# New gear



## aMb (Oct 25, 2014)

After a long time lusting over a GS3 I finally pulled the trigger on one. Many thanks also to coffeechap for supplying the E10, it looks great it aluminium next to the GS3. Still taking a while to get it all tuned in, I do remember my K10PB needing quite a lot of beans through it before getting consistent shots. Also, the steaming power and 3 hole wand is getting some used to when trying to make flat whites!


----------



## Dylan (Dec 5, 2011)

Quite that machine! Congrats on the purchase.


----------



## glevum (Apr 4, 2013)

Ace setup.


----------



## coffeechap (Apr 5, 2012)

lovely set up


----------



## Nod (Sep 7, 2013)

Nice setup!! You will love the gs3 and awesome grinder to pair it with.... Enjoy


----------



## 4085 (Nov 23, 2012)

hope you get the hang of volumetrics......I never did! Look through the menus and theres a way of putting your name in the display panel!


----------



## risky (May 11, 2015)

Serious gear there! Very shiny.
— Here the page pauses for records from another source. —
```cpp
size_t vocr_gemm_workspace_bytes(int m, int n, int k, int has_bias_or_relu);
int vocr_gemm(int transa, int transb, int m, int n, int k,
              const float* a, int lda, const float* b, int ldb, float* c, int ldc,
              const float* bias, int relu, int accumulate, void* workspace, size_t workspace_bytes, void* stream);
#define VOCR_GEMM_PLAN_INTS 12
int vocr_gemm_plan(int transa, int transb, int m, int n, int k, int lda, int ldb, int ldc, int aligned, int has_bias_or_relu,
                   int accumulate, size_t workspace_bytes, int nprob, int nseg, int tiles_only, int* plan);
size_t vocr_gemm_pair_workspace_bytes(int m, int n, int k, int mode);
int vocr_gemm_pair(int mode, int transa, int transb, int m, int n, int k, const float* a0, const float* a1, int lda,
                   const float* b0, const float* b1, int ldb, float* c0, float* c1, int ldc, const float* bias0, const float* bias1,
                   int relu, void* workspace, size_t workspace_bytes, void* stream);
size_t vocr_colsum_workspace_bytes(int m, int n);
int vocr_colsum(const float* x, float* out, int m, int n, void* workspace, void* stream);
int vocr_relu_bwd(const float* dy, const float* out, float* dz, size_t count, void* stream);
int vocr_bchw_to_wbch(const float* x, float* out, int b, int c, int h, int w, void* stream);
int vocr_wbch_to_bchw(const float* x, float* out, int b, int c, int h, int w, void* stream);
int vocr_mul(const float* x, const float* mask, float* out, size_t count, void* stream);
int vocr_add(const float* x, const float* y, float* out, size_t count, void* stream);
int vocr_scale_dev(const float* x, const float* scalar, float* out, size_t count, void* stream);
int vocr_dropout_fwd(const float* x, float* out, float* mask, size_t count, float p, uint64_t seed, void* stream);
int vocr_dropout_mask(float* mask, size_t count, float p, uint64_t seed, void* stream);

size_t vocr_lstm_workspace_bytes(int t, int b, int h);
int vocr_lstm_fwd(const float* xproj, const float* whh_fwd, const float* whh_rev, const int32_t* lens, float* y,
                  float* gates, float* cell, void* workspace, int t, int b, int h, int32_t* health, void* stream);
int vocr_lstm_fwd_range(const float* xproj, const float* whh_fwd, const float* whh_rev, const int32_t* lens, float* y,
                        float* gates, float* cell, void* workspace, int t, int b, int h, int step_begin, int step_end,
                        int32_t* health, void* stream);
int vocr_lstm_bwd(const float* dy, const float* whht_fwd, const float* whht_rev, const int32_t* lens, const float* gates,
                  const float* cell, float* dgates, void* workspace, int t, int b, int h, int32_t* health, void* stream);
int vocr_lstm_bwd_bias(const float* dy, const float* whht_fwd, const float* whht_rev, const int32_t* lens, const float* gates,
                       const float* cell, float* dgates, float* dbias, void* workspace, int t, int b, int h, int32_t* health,
                       void* stream);
int vocr_lstm_bwd_parts_supported(int t, int b, int h);
int vocr_lstm_bwd_parts(const float* dy, const float* dy_mask, const float* whht_fwd, const float* whht_rev, const int32_t* lens,
                        const float* gates, const float* cell, float* dgates, void* workspace, int t, int b, int h,
                        int32_t* health, void* stream);
int vocr_lstm_bias_from_parts(float* dbias, const void* workspace, int t, int b, int h, void* stream);

size_t vocr_gemm_x6_planes_bytes(int rows, int k);
int vocr_gemm_x6_split(const float* x, const float* x2, int seg, int seg_axis, const float* mask, long ld, int rows, int k, int k_contiguous,
                       void* planes, void* stream);
size_t vocr_gemm_x6_workspace_bytes(int m, int n, int k);
#define VOCR_GEMM_X6_PLAN_INTS 9
int vocr_gemm_x6_plan(int m, int n, int k, int b_rows, int b_row0, int b_row0_2, int has_workspace, int* plan);
int vocr_gemm_x6(const void* a_planes, int a_rows, int a_k, int a_row0, int a_kk0, const void* b_planes, int b_rows, int b_k, int b_row0, int b_kk0,
                 int m, int n, int k, float* c0, float* c1, int csplit, int rsplit, int ldc, const float* bias0, const float* bias1, int relu,
                 void* workspace, void* stream);

int vocr_gemm_x6_two_views(const void* a_planes, int a_rows, int a_k, int a_row0, const void* b_planes, int b_rows, int b_k, int m, int n, int k,
                           int rsplit, int a_kk0, int b_row0, int b_kk0, int a_kk0_2, int b_row0_2, int b_kk0_2, float* c0, float* c1, int ldc,
                           void* workspace, void* stream);

size_t vocr_gemm_h3_planes_bytes(int rows, int k);
int vocr_gemm_h3_split(const float* x, const float* x2, int seg, int seg_axis, const float* mask, long ld, int rows, int k, int k_contiguous,
                       float bound, void* planes, void* stream);
int vocr_gemm_h3(const void* a_planes, int a_rows, int a_k, int a_row0, int a_kk0, const void* b_planes, int b_rows, int b_k, int b_row0, int b_kk0,
                 int m, int n, int k, float* c0, float* c1, int csplit, int rsplit, int ldc, const float* bias0, const float* bias1, int relu,
                 void* workspace, void* stream);
int vocr_gemm_h3_two_views(const void* a_planes, int a_rows, int a_k, int a_row0, const void* b_planes, int b_rows, int b_k, int m, int n, int k,
                           int rsplit, int a_kk0, int b_row0, int b_kk0, int a_kk0_2, int b_row0_2, int b_kk0_2, float* c0, float* c1, int ldc,
                           void* workspace, void* stream);

int vocr_lstm_packed_supported(int b, int h);
int vocr_seq_rowmap(const int32_t* lens, int t, int b, int rows, int32_t* to_packed, int32_t* to_dense, void* stream);
int vocr_gather_rows(const float* src, float* dst, const int32_t* map, long nrows, int n, const float* fill, void* stream);
size_t vocr_gather_rows_fill_grad_workspace_bytes(int n);
int vocr_gather_rows_fill_grad(const float* dout, const int32_t* map, long nrows, int n, float* dfill, void* workspace, void* stream);
int vocr_lstm_fwd_packed(const float* xproj, const float* whh_fwd, const float* whh_rev, const int32_t* lens, float* y,
                         float* gates, float* cell, void* workspace, int t, int b, int h, int rows, int32_t* health, void* stream);
int vocr_lstm_bwd_packed(const float* dy, const float* dy_mask, const float* whht_fwd, const float* whht_rev, const int32_t* lens,
                         const float* gates, const float* cell, float* dgates, float* dbias, void* workspace, int t, int b, int h,
                         int rows, int32_t* health, void* stream);

int vocr_lstm_follow_supported(int b, int h);
size_t vocr_lstm_xproj_pack_bytes(int h);
int vocr_lstm_xproj_pack(const float* w_ih_fwd, const float* w_ih_rev, float* wpack, int h, void* stream);
int vocr_lstm_fwd_lead(const float* xproj, const float* xproj2, const float* whh_fwd, const float* whh_rev, const int32_t* lens,
                       float* y, float* gates, float* cell, void* workspace, int t, int b, int h, int rows,
                       const float* next_wpack, const float* next_bias, const float* y_mask, float* next_planes,
                       int32_t* health, void* stream);

size_t vocr_ctc_workspace_bytes(int t, int b, int v, int max_label_len);
int vocr_ctc_loss_grad(const float* logits, const int32_t* labels, const int32_t* label_offsets,
                       const int32_t* label_lens, const int32_t* act_lens, float* nll, float* dlogits,
                       void* workspace, int t, int b, int v, int max_label_len, void* stream);

int vocr_argmax_rows(const float* x, int32_t* idx, float* maxv, int rows, int v, void* stream);
int vocr_greedy_collapse(const int32_t* idx, const float* maxv, const int32_t* lens, const int32_t* canon,
                         int32_t* out_labels, int32_t* out_counts, int t, int b, float thresh, void* stream);

size_t vocr_ctc_beam_workspace_bytes(int t, int b, int v, int beam, int nbest);
int vocr_ctc_beam_search(const float* logits, const int32_t* lens, int t, int b, int v, const int32_t* canon, int beam, int nbest,
                         const float* lm_logp, const int32_t* lm_next, const float* lm_eos, int lm_states, int lm_start,
                         float lm_weight, float insertion_bonus, float prune_logp, int32_t* out_labels, int32_t* out_lens,
                         float* out_scores, void* workspace, size_t workspace_bytes, void* stream);

size_t vocr_ctc_word_beam_workspace_bytes(int t, int b, int v, int beam, int nbest);
int vocr_ctc_word_beam_search(const float* logits, const int32_t* lens, int t, int b, int v, const int32_t* canon, int beam, int nbest,
                              const int32_t* cls_kind, const int32_t* cls_tok, const int32_t* trie_next, const int32_t* trie_tok,
                              const float* trie_la, int trie_nodes, const int32_t* lm_off, const int32_t* lm_succ_tok,
                              const float* lm_succ_logp, const int32_t* lm_succ_next, const float* lm_bow, const int32_t* lm_back,
                              int lm_states, int lm_succ, int lm_tokens, int lm_start, int tok_unk, int tok_eos, float lm_weight,
                              float word_bonus, float oov_penalty, int32_t* out_labels, int32_t* out_lens, float* out_scores,
                              void* workspace, size_t workspace_bytes, void* stream);

size_t vocr_ctc_align_workspace_bytes(int t, int b, int v, int n, int max_label_len);
int vocr_ctc_align(const float* logits, const int32_t* lens, int t, int b, int v, const int32_t* canon,
                   const int32_t* labels, const int32_t* label_lens, int n, int label_stride, int max_label_len,
                   float* out_scores, int32_t* out_spans, float* out_label_scores,
                   void* workspace, size_t workspace_bytes, void* stream);

size_t vocr_ctc_edit_workspace_bytes(int t, int b, int v, int n, int max_label_len);
int vocr_ctc_edit_scores(const float* logits, const int32_t* lens, int t, int b, int v, const int32_t* canon,
                         const int32_t* labels, const int32_t* label_lens, int n, int label_stride, int max_label_len,
                         float* out_ctc, float* out_sub, float* out_del, float* out_ins,
                         void* workspace, size_t workspace_bytes, void* stream);

size_t vocr_ctc_keyword_workspace_bytes(int t, int b, int v, int nq, int max_query_len);
int vocr_ctc_keyword_scores(const float* logits, const int32_t* lens, int t, int b, int v, const int32_t* canon,
                            const int32_t* queries, const int32_t* query_lens, const int32_t* query_flags, int nq, int query_stride,
                            int max_query_len, float* out_log_count, float* out_best, int32_t* out_span,
                            void* workspace, size_t workspace_bytes, void* stream);

size_t vocr_edit_stats_workspace_bytes(int na, int nb, int np, int v, int max_a_len, int max_b_len, int want);
int vocr_edit_stats(const int32_t* a_labels, const int32_t* a_lens, int na, int a_stride, int max_a_len,
                    const int32_t* b_labels, const int32_t* b_lens, int nb, int b_stride, int max_b_len,
                    const int32_t* pairs, int np, const int32_t* canon, const int32_t* kinds, int v, int want,
                    int32_t* out_stats, int32_t* out_confusion, uint8_t* out_ops, int ops_stride,
                    void* workspace, size_t workspace_bytes, void* stream);

int vocr_clamp_adam(float* p, const float* g, float* m, float* v, size_t count, float lr, float beta1, float beta2,
                    float eps, float weight_decay, float clamp, float grad_scale, int step, int32_t* health, void* stream);
int vocr_clamp(float* x, size_t count, float clamp, int32_t* health, void* stream);

typedef struct vocr_comm vocr_comm;
int vocr_comm_unique_id(void* id128);
int vocr_comm_create(vocr_comm** out, const void* id128, int nranks, int rank, int device);
int vocr_allreduce_sum_f32(vocr_comm* comm, float* buf, size_t count, void* stream);
int vocr_comm_destroy(vocr_comm* comm);

#ifdef __cplusplus
}
#endif
#endif
```

### vistaocr_amd/_lib.py

```python
import ctypes
import os
from ctypes import c_char_p, c_float, c_int, c_size_t, c_uint32, c_uint64, c_void_p

_HERE = os.path.dirname(os.path.abspath(__file__))
LIB_PATH = os.path.join(_HERE, "csrc", "libvocr.so")

P, I, F, Z, U64, U32 = c_void_p, c_int, c_float, c_size_t, c_uint64, c_uint32
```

Though that warning sticker they insist on putting on the group....


----------



## Darrenb80 (Dec 27, 2015)

Something Similar to what I'm looking at getting I'm guessing it's plumbed in congrats


----------



## bigstevo (Dec 28, 2015)

Wow looks ace, one day.


----------



## Glenn (Jun 14, 2008)

How are you getting on after a week?

Nice looking combo.


----------



## aMb (Oct 25, 2014)

Glenn said:


> How are you getting on after a week?
> 
> Nice looking combo.


Thanks, going well, I don't think I've had a single bad shot out of the GS3 yet, combined with how easy it is to steam milk, it's a great bit of machinery. Glad I went with the E10 too.


----------



## NateChat (Aug 24, 2015)

Have to agree. So pleased with mine.


----------



## DavidBondy (Aug 17, 2010)

Great bit of kit! I love mine and wouldn't part with it!


----------



## baileyt (Jan 31, 2016)

Very nice, did you consider any other grinders?


----------



## hotmetal (Oct 31, 2013)

Wow this is a serious coffee corner!


----------



## Deejaysuave (Jan 26, 2015)

"Lovely Stuff"


----------



## ItalianBrew (Feb 15, 2016)

Now that is a serious coffee station, very nice set-up indeed, ah one can dream, congrats.


----------



## AMCD300 (Feb 11, 2016)

Looks nice - lots of dials to look at too


----------



## Dallah (Jan 31, 2015)

Obviously my SDB is not a patch on the GS3 but I can say with hand on heart --- volumetrics at 05:00 are a god send.


----------



## Dallah (Jan 31, 2015)

Best of luck with that steam wand. I almost blew all the milk out of the jug playing one at the Forum day at Rave coffee last year.


----------



## Beanosaurus (Jun 4, 2014)

ridland said:


> Obviously my SDB is not a patch on the GS3 but I can say with hand on heart --- volumetrics at 05:00 are a god send.


Don't be daft!

(Maybe not in the how quick can you steam stakes)


----------



## NateChat (Aug 24, 2015)




----------